Senator seeks to make benefit permanent benefiting Owens-Illinois facility

10/12/2012
BY JON CHAVEZ
BLADE STAFF WRITER

With Owens-Illinois Inc. drawing closer to breaking ground on a $35 million expansion of its research and development center at its Perrysburg headquarters, the glass maker on Thursday was visited by U.S. Sen. Sherrod Brown, who is working on a bill to restore the federal research and development tax credit that could help O-I.

Research and development “is how you stay in business and how you stay competitive around the world. The tax system doesn’t always work for that. Too often, our tax system encourages outsourcing and doesn’t encourage the kind of R&D long term that we need to attract investment and do what we need to do here,” said Mr. Brown (D., Ohio), speaking to nearly two dozen O-I researchers after touring the company’s R&D center.

Mr. Brown, who has supported efforts to expand Ohio’s manufacturing base, said that six months ago he and six Democratic senators drafted a bill, the 21st Century Investment Act of 2012, which he hopes to get passed next year.

Mr. Brown said Sen. Orrin Hatch (R., Utah) also is proposing a bill to restore the federal tax credit, which expired at the end of 2011. “I think we can work out something together,” Mr. Brown said.

The issue is a general business tax credit for companies that incur R&D expenses at facilities in the United States. The tax credit, introduced in 1981, has expired eight times. It was extended 13 times. Under the tax credit, businesses and individuals get a credit equal to a portion of their expenses for research and development.

After the tax credit expired last year, Mr. Brown said, he decided the matter needed permanence.

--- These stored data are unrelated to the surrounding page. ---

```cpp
template <bool FIRST>
__global__ __launch_bounds__(256, 2) void conv3_wx_kernel(const Igemm2Params p) {
    using C = CfgWX;
    constexpr int LD = C::LD, LDB = C::LDB, NLB = C::NLB, ND = C::ND, NX = C::NX;
    extern __shared__ __attribute__((aligned(16))) float smem[];
    float* const As = smem;
    float* const Bs = As + C::A_FLOATS;
    float* const Ds = Bs + C::B_FLOATS;
    float* const Fp = Ds + C::D_FLOATS;

    const int tid = threadIdx.x, lane = tid & 63, wave = tid >> 6;
    const int wm = wave >> 1, wn = wave & 1, l31 = lane & 31, hh = lane >> 5;

    const unsigned lid = xcd_remap(blockIdx.x, gridDim.x);
    const int tiles_total = p.tiles_x * p.tiles_y * p.tiles_n;
    const unsigned lr = lid / p.nb_group;
    const int nb = (int)(lr / tiles_total) * p.nb_group + (int)(lid % p.nb_group);
    unsigned t = lr % tiles_total;
    const int tx_i = t % p.tiles_x; t /= p.tiles_x;
    const int ty_i = t % p.tiles_y; t /= p.tiles_y;
    const int n0 = (int)t, y0 = ty_i * C::TH, x0 = tx_i * C::TW, yin0 = y0 - 1, xin0 = x0 - 1, nb0 = nb * 64;

    const int a_base = (wm * 32 + l31) * LD + hh * 4;
    const int b_base = (wn * 32 + l31) * LDB + (hh ^ ((l31 >> 3) & 1)) * 4;

    f32x16 acc[4];
#pragma unroll
    for (int f = 0; f < 4; ++f)
#pragma unroll
        for (int i = 0; i < 16; ++i) acc[f][i] = 0.f;

    long offx[FIRST ? 1 : ND];
    unsigned okmask = 0;
#pragma unroll
    for (int i = 0; i < ND; ++i) {
        const int hp = (tid + i * 256) >> 2;
        const int yy = yin0 + hp / C::HW, xx = xin0 + hp % C::HW;
        const bool ok = hp < C::HP && (unsigned)yy < (unsigned)p.H && (unsigned)xx < (unsigned)p.W;
        okmask |= ok ? (1u << i) : 0u;
        if constexpr (!FIRST) offx[i] = ok ? (((long)n0 * p.H + yy) * p.W + xx) * p.C1 + (tid & 3) * 4 : 0;
    }
    const int xf = (tid >> 2) & 3, xq = tid & 3;
    const int x_ia = xf == 0 ? 0 : (xf == 2 ? 2 : 1), x_ib = xf == 2 ? 1 : (xf == 3 ? 3 : 2);
    const float x_sg = xf == 1 ? 1.f : -1.f;
    const int x_pix = (tid >> 7) * C::HW + 2 * ((tid >> 4) & 7);
    const int x_da = (x_pix + x_ia) * 16 + xq * 4, x_db = (x_pix + x_ib) * 16 + xq * 4;
    const int x_st = xf * C::PLANE + (tid >> 4) * LD + (xq >> 1) * 4 + (xq & 1) * 2;

    f32x4 fw[FIRST ? 11 : 1];
    f32x4 ra[ND], rb[NLB];
    auto gload_d = [&](int c0) {
        if constexpr (FIRST) {
            const float* w = p.first_w + c0 + (tid & 3) * 4;
#pragma unroll
            for (int tp = 0; tp < 9; ++tp) fw[tp] = *reinterpret_cast<const f32x4*>(w + tp * 64);
            fw[9] = *reinterpret_cast<const f32x4*>(p.first_scale + c0 + (tid & 3) * 4);
            fw[10] = *reinterpret_cast<const f32x4*>(p.first_shift + c0 + (tid & 3) * 4);
        } else {
            const float* src = p.x + c0;
#pragma unroll
            for (int i = 0; i < ND; ++i)
                ra[i] = *reinterpret_cast<const f32x4*>(((okmask >> i) & 1u) ? src + offx[i] : dvg_zero_slot);
        }
    };
    auto store_d = [&]() {
        if constexpr (FIRST) {
#pragma unroll
            for (int i = 0; i < ND; ++i) {
                const int hp = min((tid + i * 256) >> 2, C::HP - 1);
                const float* f = Fp + (hp / C::HW) * C::FP_W + hp % C::HW;
                f32x4 v = {0.f, 0.f, 0.f, 0.f};
#pragma unroll
                for (int tp = 0; tp < 9; ++tp) {
                    const float px = f[(tp / 3) * C::FP_W + tp % 3];
#pragma unroll
                    for (int e = 0; e < 4; ++e) v[e] = fmaf(fw[tp][e], px, v[e]);
                }
                const float okf = (float)((okmask >> i) & 1u);
#pragma unroll
                for (int e = 0; e < 4; ++e) {
                    const float a = v[e] * fw[9][e] + fw[10][e];
                    v[e] = fmaxf(a, a * p.first_slope) * okf;
                }
                ra[i] = v;
            }
        }
#pragma unroll
        for (int i = 0; i < ND; ++i) reinterpret_cast<f32x4*>(Ds)[tid + i * 256] = ra[i];
    };
    auto gload_b = [&](int chunk, int r) {
        const float* tile = p.w + (((size_t)chunk * (p.Cout >> 6) + nb) * 12 + r * 4) * (64 * C::WROW);
#pragma unroll
        for (int j = 0; j < NLB; ++j) rb[j] = reinterpret_cast<const f32x4*>(tile)[tid + j * 256];
    };
    auto store_b = [&]() {
// ... 536 lines not shown
```

Measured before the change: 52320 frames/s.

## Stream GEMM weight fragments from global into registers for NT=2 bf16x3 tiles

```diff
diff --git a/dvg_amd/csrc/conv_igemm2.hip b/dvg_amd/csrc/conv_igemm2.hip
--- a/dvg_amd/csrc/conv_igemm2.hip
+++ b/dvg_amd/csrc/conv_igemm2.hip
@@ -98,7 +98,8 @@
     static constexpr int NLA1 = (HP * 4 + 255) / 256;
     static constexpr int NLA = NLA1 * (GEMM ? GT : 1);
     static constexpr int SLAB = NLA1 * 64 * LD;
-    static constexpr int A_FLOATS = NLA * 64 * LD, B_FLOATS = GT * BN * LDB;
+    static constexpr bool WREG = X3 && GEMM && NT == 2;
+    static constexpr int A_FLOATS = NLA * 64 * LD, B_FLOATS = WREG ? 0 : GT * BN * LDB;
     static constexpr int FP_W = HW + 2, FP_FLOATS = (HH + 2) * FP_W, FIRST_FLOATS = FIRST ? FP_FLOATS : 0;
     static_assert(!FIRST || (MODE == M2_CONV3 && TI == 1 && NT == 1), "FIRST: 3x3 mode, one image per tile");
     static constexpr int LDS_BYTES = (A_FLOATS + B_FLOATS + FIRST_FLOATS) * 4;
@@ -272,6 +273,18 @@
             rb[j] = reinterpret_cast<const f32x4*>(tile)[i + blk];
         }
     };
+    [[maybe_unused]] f32x4 bq[C::WREG ? 2 : 1][NT][NP];
+    constexpr int BQ_SLAB = 64 * C::WROW * (int)sizeof(float);
+    [[maybe_unused]] const char* bq_ptr = reinterpret_cast<const char*>(wbase)
+        + (((size_t)nb * NT + wn) * (Cin / C::KC) + split * p.cps) * BQ_SLAB + (l31 * LDB + (hh ^ ((l31 >> 3) & 1)) * 4) * (int)sizeof(float);
+    [[maybe_unused]] auto gload_bq = [&](const int buf) __attribute__((always_inline)) {
+#pragma unroll
+        for (int nt = 0; nt < NT; ++nt)
+#pragma unroll
+            for (int j = 0; j < NP; ++j)
+                bq[buf][nt][j] = *reinterpret_cast<const f32x4*>(bq_ptr + (nt * 32 * LDB + j * PSTEP) * (int)sizeof(float));
+        bq_ptr += BQ_SLAB;
+    };
     auto lds_store_a = [&](f32x4 (&ra)[NLA], const int par_ = 0) {
         if constexpr (FIRST) first_tile(ra);
 #pragma unroll
@@ -330,9 +343,10 @@
         __syncthreads();
     }
     gload_a(chunk_begin * C::KC, ra);
-    gload_b(chunk_begin, 0, rb);
+    if constexpr (C::WREG) gload_bq(0);
+    else gload_b(chunk_begin, 0, rb);
     lds_store_a(ra);
-    lds_store_b(rb);
+    if constexpr (!C::WREG) lds_store_b(rb);
     __syncthreads();
     unsigned long long clk1 = 0;
     if (p.clk) clk1 = clock64();
@@ -343,8 +357,8 @@
         constexpr int ngrp = (grp + 1) % NG;
         constexpr bool next_a = has_next && (ngrp == 0 || C::PAR4);
         const int nchunk = nchunk_override >= 0 ? nchunk_override : chunk + (ngrp == 0 ? CPS : 0);
-        if constexpr (next_a) gload_a(nchunk * C::KC, ra, C::PAR4 ? ngrp : 0);
-        if constexpr (has_next) gload_b(nchunk, ngrp, rb);
+        if constexpr (next_a && !C::WREG) gload_a(nchunk * C::KC, ra, C::PAR4 ? ngrp : 0);
+        if constexpr (has_next && !C::WREG) gload_b(nchunk, ngrp, rb);
 
         f32x4 fa[2][MT][NP], fb[2][NT][NP];
         {
@@ -354,6 +368,7 @@
 #pragma unroll
                 for (int mt = 0; mt < MT; ++mt)
                     fa[0][mt][j] = *reinterpret_cast<const f32x4*>(&As[a_base[mt] + ao + j * PSTEP]);
+                if constexpr (!C::WREG)
 #pragma unroll
                 for (int nt = 0; nt < NT; ++nt)
                     fb[0][nt][j] = *reinterpret_cast<const f32x4*>(&Bs[b_base[nt] + j * PSTEP]);
@@ -362,12 +377,18 @@
 #pragma unroll
         for (int tt = 0; tt < GT; ++tt) {
             const int cur = tt & 1, nxt = cur ^ 1;
+            static_assert(!C::WREG || GT % 2 == 0, "WREG: slab parity = buffer parity across stages");
+            if constexpr (C::WREG) {
+                if (tt + 1 < GT || has_next) gload_bq(nxt);
+                if constexpr (next_a) if (tt == 0) gload_a(nchunk * C::KC, ra, 0);
+            }
             constexpr bool LEAN = X3 && (NT == 2 || (GEMM && MT == 2));
             auto read_plane = [&](int j) {
                 const int ao = tap_lds(grp, tt + 1);
 #pragma unroll
                 for (int mt = 0; mt < MT; ++mt)
                     fa[nxt][mt][j] = *reinterpret_cast<const f32x4*>(&As[a_base[mt] + ao + j * PSTEP]);
+                if constexpr (!C::WREG)
 #pragma unroll
                 for (int nt = 0; nt < NT; ++nt)
                     fb[nxt][nt][j] = *reinterpret_cast<const f32x4*>(&Bs[b_base[nt] + (tt + 1) * 64 * LDB + j * PSTEP]);
@@ -388,16 +409,20 @@
             if (has_next && tt == GT - 1) {
                 __syncthreads();
                 if constexpr (next_a) lds_store_a(ra, C::PAR4 ? ngrp : 0);
-                lds_store_b(rb);
+                if constexpr (!C::WREG) lds_store_b(rb);
             }
             if constexpr (X3) {
+                auto bfrag = [&](int nt, int pb) -> f32x4 {
+                    if constexpr (C::WREG) return bq[cur][nt][pb];
+                    else return fb[cur][nt][pb];
+                };
                 auto mm = [&](int pa, int pb) {
 #pragma unroll
                     for (int mt = 0; mt < MT; ++mt)
 #pragma unroll
                         for (int nt = 0; nt < NT; ++nt)
                             acc[mt * NT + nt] = __builtin_amdgcn_mfma_f32_32x32x16_bf16(
-                                __builtin_bit_cast(bf16x8_t, fa[cur][mt][pa]), __builtin_bit_cast(bf16x8_t, fb[cur][nt][pb]),
+                                __builtin_bit_cast(bf16x8_t, fa[cur][mt][pa]), __builtin_bit_cast(bf16x8_t, bfrag(nt, pb)),
                                 acc[mt * NT + nt], 0, 0, 0);
                 };
                 if constexpr (LEAN) {
@@ -426,16 +451,17 @@
                         for (int mt = 0; mt < MT; ++mt)
                             acc[mt] = __builtin_amdgcn_mfma_f32_32x32x2f32(fa[cur][mt][j][e], fb[cur][0][j][e], acc[mt], 0, 0, 0);
             }
-            constexpr int NREAD = NP * (MT + NT), NMFMA = (X3 ? 6 : 8) * MT * NT, MPR = NMFMA >= 2 * NREAD ? 2 : 1;
-            constexpr int NVMEM = (next_a ? (FIRST ? 11 : NLA) : 0) + (has_next ? NLB : 0);
+            constexpr int NREAD = NP * (MT + (C::WREG ? 0 : NT)), NMFMA = (X3 ? 6 : 8) * MT * NT, MPR = NMFMA >= 2 * NREAD ? 2 : 1;
+            constexpr int NVMEM = (next_a ? (FIRST ? 11 : NLA) : 0) + (has_next && !C::WREG ? NLB : 0);
             constexpr int VT0 = GT >= 9 ? 2 : 0;
             constexpr int SLOTS = (GT - 1 - VT0) > 0 ? (GT - 1 - VT0) : 1;
             constexpr int VNEED = (NVMEM + SLOTS - 1) / SLOTS;
             constexpr int VPT = VNEED > 2 ? VNEED : 2;
             constexpr int VTAPS = (NVMEM + VPT - 1) / VPT;
             if (tt == 0) __builtin_amdgcn_sched_group_barrier(0x100, NREAD, 0);
+            if (C::WREG && (tt + 1 < GT || has_next)) __builtin_amdgcn_sched_group_barrier(0x020, NT * NP, 0);
             if (LEAN && tt + 1 < GT) {
-                constexpr int G = MT * NT, R = MT + NT;
+                constexpr int G = MT * NT, R = MT + (C::WREG ? 0 : NT);
 #pragma unroll
                 for (int r = 0; r < R; ++r) {
                     __builtin_amdgcn_sched_group_barrier(0x100, 1, 0);
@@ -453,6 +479,7 @@
                     __builtin_amdgcn_sched_group_barrier(0x100, 1, 0);
                     __builtin_amdgcn_sched_group_barrier(0x008, 1, 0);
                 }
+                if (G > R) __builtin_amdgcn_sched_group_barrier(0x008, G - R, 0);
             } else if (tt + 1 < GT) {
 #pragma unroll
                 for (int r = 0; r < NREAD; ++r) {
@@ -461,7 +488,7 @@
                 }
                 if (NMFMA > MPR * NREAD) __builtin_amdgcn_sched_group_barrier(0x008, NMFMA - MPR * NREAD, 0);
             } else if (has_next) {
-                constexpr int NW = (next_a ? NLA * (X3 ? 3 : 1) : 0) + NLB;
+                constexpr int NW = (next_a ? NLA * (X3 ? 3 : 1) : 0) + (C::WREG ? 0 : NLB);
 #pragma unroll
                 for (int r = 0; r < NW; ++r) {
                     if (r < NMFMA) __builtin_amdgcn_sched_group_barrier(0x008, 1, 0);
@@ -494,15 +521,25 @@
         const unsigned lane_off = (unsigned)(4 * hh * p.Cout + l31);
         float* const ybase = p.y + (size_t)n0 * p.H * p.W * p.Cout + nb0 + __builtin_amdgcn_readfirstlane(wn) * 32 * NT;
         const int wm_u = __builtin_amdgcn_readfirstlane(wm);
-        for (int img = 0; img < p.gemm_ni; ++img) {
-            for (int sg = 0; sg < spi; ++sg) {
-                const bool wrap = sg == spi - 1, last = wrap && img == p.gemm_ni - 1;
-                ld_a_off = (long)(n0 + img + (wrap ? 1 : 0)) * a_img;
-                ld_w = wbase + (size_t)(img + (wrap ? 1 : 0)) * p.w_image_stride;
-                const int nchunk = wrap ? chunk_begin : chunk_begin + (sg + 1) * CPS;
+        const int ni = C::WREG ? 1 : p.gemm_ni;
+        for (int img = 0; img < ni; ++img) {
+            if constexpr (C::WREG) {
+                for (int sg = 0; sg + 1 < spi; ++sg) {
+                    set_prio(st++);
+                    stage(chunk_begin + sg * CPS, integral_constant<int, 0>{}, integral_constant<bool, true>{}, chunk_begin + (sg + 1) * CPS);
+                }
                 set_prio(st++);
-                if (last) stage(chunk_begin + sg * CPS, integral_constant<int, 0>{}, integral_constant<bool, false>{});
-                else stage(chunk_begin + sg * CPS, integral_constant<int, 0>{}, integral_constant<bool, true>{}, nchunk);
+                stage(chunk_begin + (spi - 1) * CPS, integral_constant<int, 0>{}, integral_constant<bool, false>{});
+            } else {
+                for (int sg = 0; sg < spi; ++sg) {
+                    const bool wrap = sg == spi - 1, last = wrap && img == p.gemm_ni - 1;
+                    ld_a_off = (long)(n0 + img + (wrap ? 1 : 0)) * a_img;
+                    ld_w = wbase + (size_t)(img + (wrap ? 1 : 0)) * p.w_image_stride;
+                    const int nchunk = wrap ? chunk_begin : chunk_begin + (sg + 1) * CPS;
+                    set_prio(st++);
+                    if (last) stage(chunk_begin + sg * CPS, integral_constant<int, 0>{}, integral_constant<bool, false>{});
+                    else stage(chunk_begin + sg * CPS, integral_constant<int, 0>{}, integral_constant<bool, true>{}, nchunk);
+                }
             }
             float* const yb = ybase + (size_t)img * p.H * p.W * p.Cout;
 #pragma unroll
@@ -950,6 +987,7 @@
     static_assert(C::CAN_SPLIT == can_split2(MODE, TW, FIRST || PROJ), "the host's split rule is the kernels'");
     if (pl.ti != TI || pl.th != TH || pl.tw != TW || pl.nt != NT || pl.can_split != C::CAN_SPLIT || pl.pool != (p.y_pool != nullptr))
         return fail(DVG_ERR_SHAPE, "conv_igemm2: the plan is not this launch's");
+    if (C::WREG && pl.ni != 1) return fail(DVG_ERR_SHAPE, "conv_igemm2: the 128 x 128 tile runs one image per workgroup");
     if (pl.Hg % TH || pl.Wg % TW || p.Cout % C::BN || pl.cps % C::CHUNKS_PER_STAGE)
         return fail(DVG_ERR_SHAPE, "conv_igemm2: tile does not divide shape");
     p.tiles_y = pl.ty; p.tiles_x = pl.tx; p.tiles_n = pl.tn;
```

Result: faster. 53470 frames/s, median of 6 (+2.2%).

He is proposing legislation with tax incentives, “not for one year or two years or three years, which government typically does, but to make them longer-lasting investment tax credits. So that when people invest here and do the innovation here and the production here, that tax credit, those tax incentives will remain and you can plan for the future better and continue the innovation here,” he said.

Specifically, the legislation would permanently extend the tax credit, raise the rate of the credit to 25 percent from 20 percent for research performed in the United States, increase an alternative credit formula to 20 percent from 14 percent, and increase for 10 years the domestic manufacturing tax credit to 15 percent from 9 percent.

The tax credit is usually made retroactive, so if it is passed next year, O-I probably could claim it for its Perrysburg expansion. The company plans to break ground by year’s end and finish by the end of 2013.

O-I announced the 18,000-square-foot expansion last month. It will be funded in part by a $3 million grant from the Ohio Third Frontier Commission. The glass maker said the expansion would add 45 jobs with an average salary of $75,000 a year, plus 55 contract jobs that could lead to full-time employment.

A feature of the expansion will be an area capable of melting and forming glass in a small-scale manufacturing environment.

Since 2008, O-I has invested over $30 million on its R&D facilities in Perrysburg and Lurin, Peru.

Kim Houchens, O-I vice president of research and development, said her department is focused “on creating breakthroughs that could revolutionize how glass is made and formed.”

But the expansion is just one component of O-I’s plans to invest in process and product innovation efforts, she said.

“Strengthening this tax credit and making it permanent — so important to actual job continuity for everyone in this room — is an important step that government can take to support manufacturers like O-I as we compete in a global marketplace,” she said.